What you will do: Give back all of the data exactly. Leave nothing out.

Records for this task below:

static int launch_is_valid(MopaScene *S, const double *q_active, const double *qpos_env, int64_t N, int64_t samples_per_env,
                           const int *env_idx, uint8_t *valid, double *min_dist, void *stream, const long long *n_dev = nullptr,
                           bool attach = false) {
    if (!S || !valid || (N > 0 && (!q_active || !qpos_env))) return fail(MOPA_ERR_INVALID_ARG, "null argument");
    if (const int rc = state_batch_rule(N, samples_per_env)) return rc;
    if (N == 0) return MOPA_OK;
    ON_DEVICE(S->device);
    hipStream_t st = (hipStream_t)stream;
    if (attach && S->glue_b >= 0) {
        const int rc = glue_attach_scratch(S, qpos_env, (N + samples_per_env - 1) / samples_per_env, st, &qpos_env);
        if (rc) return rc;
    }
    dim3 block(kBlock);
    const K1Plan p = k1_plan(S, N, min_dist != nullptr, env_idx != nullptr, n_dev != nullptr);
    if (p.refusal) return fail(MOPA_ERR_UNSUPPORTED, p.refusal);
    if (p.wave) {
        hipLaunchKernelGGL(k1_kernel_v1(min_dist != nullptr, S->hdr.has_mesh != 0), dim3(p.wave_grid), block, p.wave_lds, st, S->hdr, S->d_dbl, S->d_int, q_active, qpos_env,
                           (long long)N, (long long)samples_per_env, valid, min_dist, env_idx, n_dev, p.lane ? p.n_small : (long long)(1ll << 62));
    }
    if (!p.lane) {
        HIP_TRY(hipGetLastError());
        return MOPA_OK;
    }
    StreamScratch &sc = scratch_for(S, st);
    if (p.waves > sc.slab_waves || (size_t)p.tiles_per_drain > sc.slab_tiles) {
        const size_t want = std::max(std::max(p.waves, sc.slab_waves), (size_t)S->n_cu * 2 * kWavesPerBlock);
        const size_t tiles = std::max((size_t)p.tiles_per_drain, sc.slab_tiles);
        HIP_TRY(grow(S, sc.slab, (want * tiles * (size_t)(S->hdr.nmg + S->hdr.n_save) * kSlabStride + 16) * sizeof(double)));
        HIP_TRY(grow(S, sc.mpr, want * (size_t)kMprCapV5 * kMprRow * sizeof(double)));
        HIP_TRY(grow(S, sc.cen, want * (size_t)S->hdr.nmg * 3 * 64 * sizeof(float)));
        sc.slab_waves = want;
        sc.slab_tiles = tiles;
    }
    if (!sc.k1_ctr.p) {
        HIP_TRY(grow(S, sc.k1_ctr, 64));
        HIP_TRY(hipMemset(sc.k1_ctr.p, 0, 64));
        HIP_TRY(hipStreamSynchronize(nullptr));
    }
    unsigned long long *const d_ctr = sc.k1_ctr.as<unsigned long long>();
    double *const d_slab = sc.slab.as<double>();
    dim3 grid((unsigned)p.blocks);
#ifdef MOPA_V2_PROFILE
    double *d_tail = d_slab + (size_t)p.blocks * kWavesPerBlock * p.tiles_per_drain * (S->hdr.nmg + S->hdr.n_save) * kSlabStride;
    unsigned long long *d_prof = (unsigned long long *)d_tail;
    (void)zero_async(d_prof, 6 * 8, st);
#endif
    long long *mesh_list = nullptr;
    unsigned long long *rows_cnt = nullptr;
    double *mesh_rows = nullptr;
    if (p.gate) {
        HIP_TRY(grow(S, sc.mesh_list, ((size_t)N + 2) * sizeof(long long)));
        rows_cnt = sc.mesh_list.as<unsigned long long>();
        mesh_list = sc.mesh_list.as<long long>() + 1;
        HIP_TRY(zero_async(rows_cnt, 2 * sizeof(long long), st));
        if (p.rows) {
            HIP_TRY(grow(S, sc.mesh_rows, (size_t)p.rows_cap * kMprRow * sizeof(double)));
            mesh_rows = sc.mesh_rows.as<double>();
        }
    }
    if (p.v5) {
        SceneHdr hk = S->hdr;
        hk.v5_ent_cap = p.ent_cap;
        hipLaunchKernelGGL(k1_kernel_v5(min_dist != nullptr, p.cen_lds, p.gate, p.baked), grid, block, p.lane_lds, st, hk, S->d_dbl, S->d_int, S->d_gp_tab, q_active, qpos_env,
                           (long long)N, (long long)samples_per_env, valid, min_dist, d_slab, env_idx, sc.mpr.as<double>(), mesh_list, sc.cen.as<float>(),
                           n_dev, d_ctr, mesh_rows, p.rows_cap, rows_cnt, p.n_small, p.pair_tiles);
        if (p.rows)
            hipLaunchKernelGGL(min_dist ? k_mesh_rows<true> : k_mesh_rows<false>, dim3(p.rows_grid), block, p.rows_lds, st, S->hdr, S->d_dbl, (const double *)mesh_rows,
                               (const unsigned long long *)rows_cnt, p.rows_cap, S->n_mesh_dbl, valid, min_dist);
    } else
        hipLaunchKernelGGL(k1_kernel_v2(min_dist != nullptr, false), grid, block, p.lane_lds, st, S->hdr, S->d_dbl, S->d_int, q_active, qpos_env, (long long)N,
                           (long long)samples_per_env, valid, min_dist, d_slab, 0, env_idx, (const long long *)nullptr, d_ctr);
    if (p.mesh_pass)
        hipLaunchKernelGGL(k1_kernel_v2(min_dist != nullptr, true), dim3(p.mesh_grid), block, p.mesh_lds, st, S->hdr_mesh, S->d_dbl, S->d_int, q_active, qpos_env, (long long)N,
                           (long long)samples_per_env, valid, min_dist, d_slab, 1, env_idx, (const long long *)mesh_list, d_ctr);
    HIP_TRY(hipGetLastError());
    if (p.debug_mesh) {
        long long cnt[2] = {0, 0};
        (void)hipStreamSynchronize(st);
        (void)hipMemcpy(cnt, mesh_list - 1, sizeof(cnt), hipMemcpyDeviceToHost);
        fprintf(stderr, "[mopa] mesh gate: %lld rows handed to k_mesh_rows (cap %lld), %lld of %lld states go to the second pass\n", cnt[0], p.rows_cap, cnt[1], (long long)N);
    }
#ifdef MOPA_V2_PROFILE
    {
        unsigned long long hp[6];
        (void)hipStreamSynchronize(st);
        (void)hipMemcpy(hp, d_prof, 48, hipMemcpyDeviceToHost);
        if (hp[5]) fprintf(stderr, "[v2 profile] per tile cycles: body %.0f geom %.0f cull+push %.0f flush %.0f total %.0f (tiles %llu)\n",
                           (double)hp[0] / hp[5], (double)hp[1] / hp[5], (double)hp[2] / hp[5], (double)hp[3] / hp[5], (double)hp[4] / hp[5], hp[5]);
    }
#endif
    return MOPA_OK;
}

End of Records for this task.

Task result:
static int launch_is_valid(MopaScene *S, const double *q_active, const double *qpos_env, int64_t N, int64_t samples_per_env,
                           const int *env_idx, uint8_t *valid, double *min_dist, void *stream, const long long *n_dev = nullptr,
                           bool attach = false) {
    if (!S || !valid || (N > 0 && (!q_active || !qpos_env))) return fail(MOPA_ERR_INVALID_ARG, "null argument");
    if (const int rc = state_batch_rule(N, samples_per_env)) return rc;
    if (N == 0) return MOPA_OK;
    ON_DEVICE(S->device);
    hipStream_t st = (hipStream_t)stream;
    if (attach && S->glue_b >= 0) {
        const int rc = glue_attach_scratch(S, qpos_env, (N + samples_per_env - 1) / samples_per_env, st, &qpos_env);
        if (rc) return rc;
    }
    dim3 block(kBlock);
    const K1Plan p = k1_plan(S, N, min_dist != nullptr, env_idx != nullptr, n_dev != nullptr);
    if (p.refusal) return fail(MOPA_ERR_UNSUPPORTED, p.refusal);
    if (p.wave) {
        hipLaunchKernelGGL(k1_kernel_v1(min_dist != nullptr, S->hdr.has_mesh != 0), dim3(p.wave_grid), block, p.wave_lds, st, S->hdr, S->d_dbl, S->d_int, q_active, qpos_env,
                           (long long)N, (long long)samples_per_env, valid, min_dist, env_idx, n_dev, p.lane ? p.n_small : (long long)(1ll << 62));
    }
    if (!p.lane) {
        HIP_TRY(hipGetLastError());
        return MOPA_OK;
    }
    StreamScratch &sc = scratch_for(S, st);
    if (p.waves > sc.slab_waves || (size_t)p.tiles_per_drain > sc.slab_tiles) {
        const size_t want = std::max(std::max(p.waves, sc.slab_waves), (size_t)S->n_cu * 2 * kWavesPerBlock);
        const size_t tiles = std::max((size_t)p.tiles_per_drain, sc.slab_tiles);
        HIP_TRY(grow(S, sc.slab, (want * tiles * (size_t)(S->hdr.nmg + S->hdr.n_save) * kSlabStride + 16) * sizeof(double)));
        HIP_TRY(grow(S, sc.mpr, want * (size_t)kMprCapV5 * kMprRow * sizeof(double)));
        HIP_TRY(grow(S, sc.cen, want * (size_t)S->hdr.nmg * 3 * 64 * sizeof(float)));
        sc.slab_waves = want;
        sc.slab_tiles = tiles;
    }
    if (!sc.k1_ctr.p) {
        HIP_TRY(grow(S, sc.k1_ctr, 64));
        HIP_TRY(hipMemset(sc.k1_ctr.p, 0, 64));
        HIP_TRY(hipStreamSynchronize(nullptr));
    }
    unsigned long long *const d_ctr = sc.k1_ctr.as<unsigned long long>();
    double *const d_slab = sc.slab.as<double>();
    dim3 grid((unsigned)p.blocks);
#ifdef MOPA_V2_PROFILE
    double *d_tail = d_slab + (size_t)p.blocks * kWavesPerBlock * p.tiles_per_drain * (S->hdr.nmg + S->hdr.n_save) * kSlabStride;
    unsigned long long *d_prof = (unsigned long long *)d_tail;
    (void)zero_async(d_prof, 6 * 8, st);
#endif
    long long *mesh_list = nullptr;
    unsigned long long *rows_cnt = nullptr;
    double *mesh_rows = nullptr;
    if (p.gate) {
        HIP_TRY(grow(S, sc.mesh_list, ((size_t)N + 2) * sizeof(long long)));
        rows_cnt = sc.mesh_list.as<unsigned long long>();
        mesh_list = sc.mesh_list.as<long long>() + 1;
        HIP_TRY(zero_async(rows_cnt, 2 * sizeof(long long), st));
        if (p.rows) {
            HIP_TRY(grow(S, sc.mesh_rows, (size_t)p.rows_cap * kMprRow * sizeof(double)));
            mesh_rows = sc.mesh_rows.as<double>();
        }
    }
    if (p.v5) {
        SceneHdr hk = S->hdr;
        hk.v5_ent_cap = p.ent_cap;
        hipLaunchKernelGGL(k1_kernel_v5(min_dist != nullptr, p.cen_lds, p.gate, p.baked), grid, block, p.lane_lds, st, hk, S->d_dbl, S->d_int, S->d_gp_tab, q_active, qpos_env,
                           (long long)N, (long long)samples_per_env, valid, min_dist, d_slab, env_idx, sc.mpr.as<double>(), mesh_list, sc.cen.as<float>(),
                           n_dev, d_ctr, mesh_rows, p.rows_cap, rows_cnt, p.n_small, p.pair_tiles);
        if (p.rows)
            hipLaunchKernelGGL(min_dist ? k_mesh_rows<true> : k_mesh_rows<false>, dim3(p.rows_grid), block, p.rows_lds, st, S->hdr, S->d_dbl, (const double *)mesh_rows,
                               (const unsigned long long *)rows_cnt, p.rows_cap, S->n_mesh_dbl, valid, min_dist);
    } else
        hipLaunchKernelGGL(k1_kernel_v2(min_dist != nullptr, false), grid, block, p.lane_lds, st, S->hdr, S->d_dbl, S->d_int, q_active, qpos_env, (long long)N,
                           (long long)samples_per_env, valid, min_dist, d_slab, 0, env_idx, (const long long *)nullptr, d_ctr);
    if (p.mesh_pass)
        hipLaunchKernelGGL(k1_kernel_v2(min_dist != nullptr, true), dim3(p.mesh_grid), block, p.mesh_lds, st, S->hdr_mesh, S->d_dbl, S->d_int, q_active, qpos_env, (long long)N,
                           (long long)samples_per_env, valid, min_dist, d_slab, 1, env_idx, (const long long *)mesh_list, d_ctr);
    HIP_TRY(hipGetLastError());
    if (p.debug_mesh) {
        long long cnt[2] = {0, 0};
        (void)hipStreamSynchronize(st);
        (void)hipMemcpy(cnt, mesh_list - 1, sizeof(cnt), hipMemcpyDeviceToHost);
        fprintf(stderr, "[mopa] mesh gate: %lld rows handed to k_mesh_rows (cap %lld), %lld of %lld states go to the second pass\n", cnt[0], p.rows_cap, cnt[1], (long long)N);
    }
#ifdef MOPA_V2_PROFILE
    {
        unsigned long long hp[6];
        (void)hipStreamSynchronize(st);
        (void)hipMemcpy(hp, d_prof, 48, hipMemcpyDeviceToHost);
        if (hp[5]) fprintf(stderr, "[v2 profile] per tile cycles: body %.0f geom %.0f cull+push %.0f flush %.0f total %.0f (tiles %llu)\n",
                           (double)hp[0] / hp[5], (double)hp[1] / hp[5], (double)hp[2] / hp[5], (double)hp[3] / hp[5], (double)hp[4] / hp[5], hp[5]);
    }
#endif
    return MOPA_OK;
}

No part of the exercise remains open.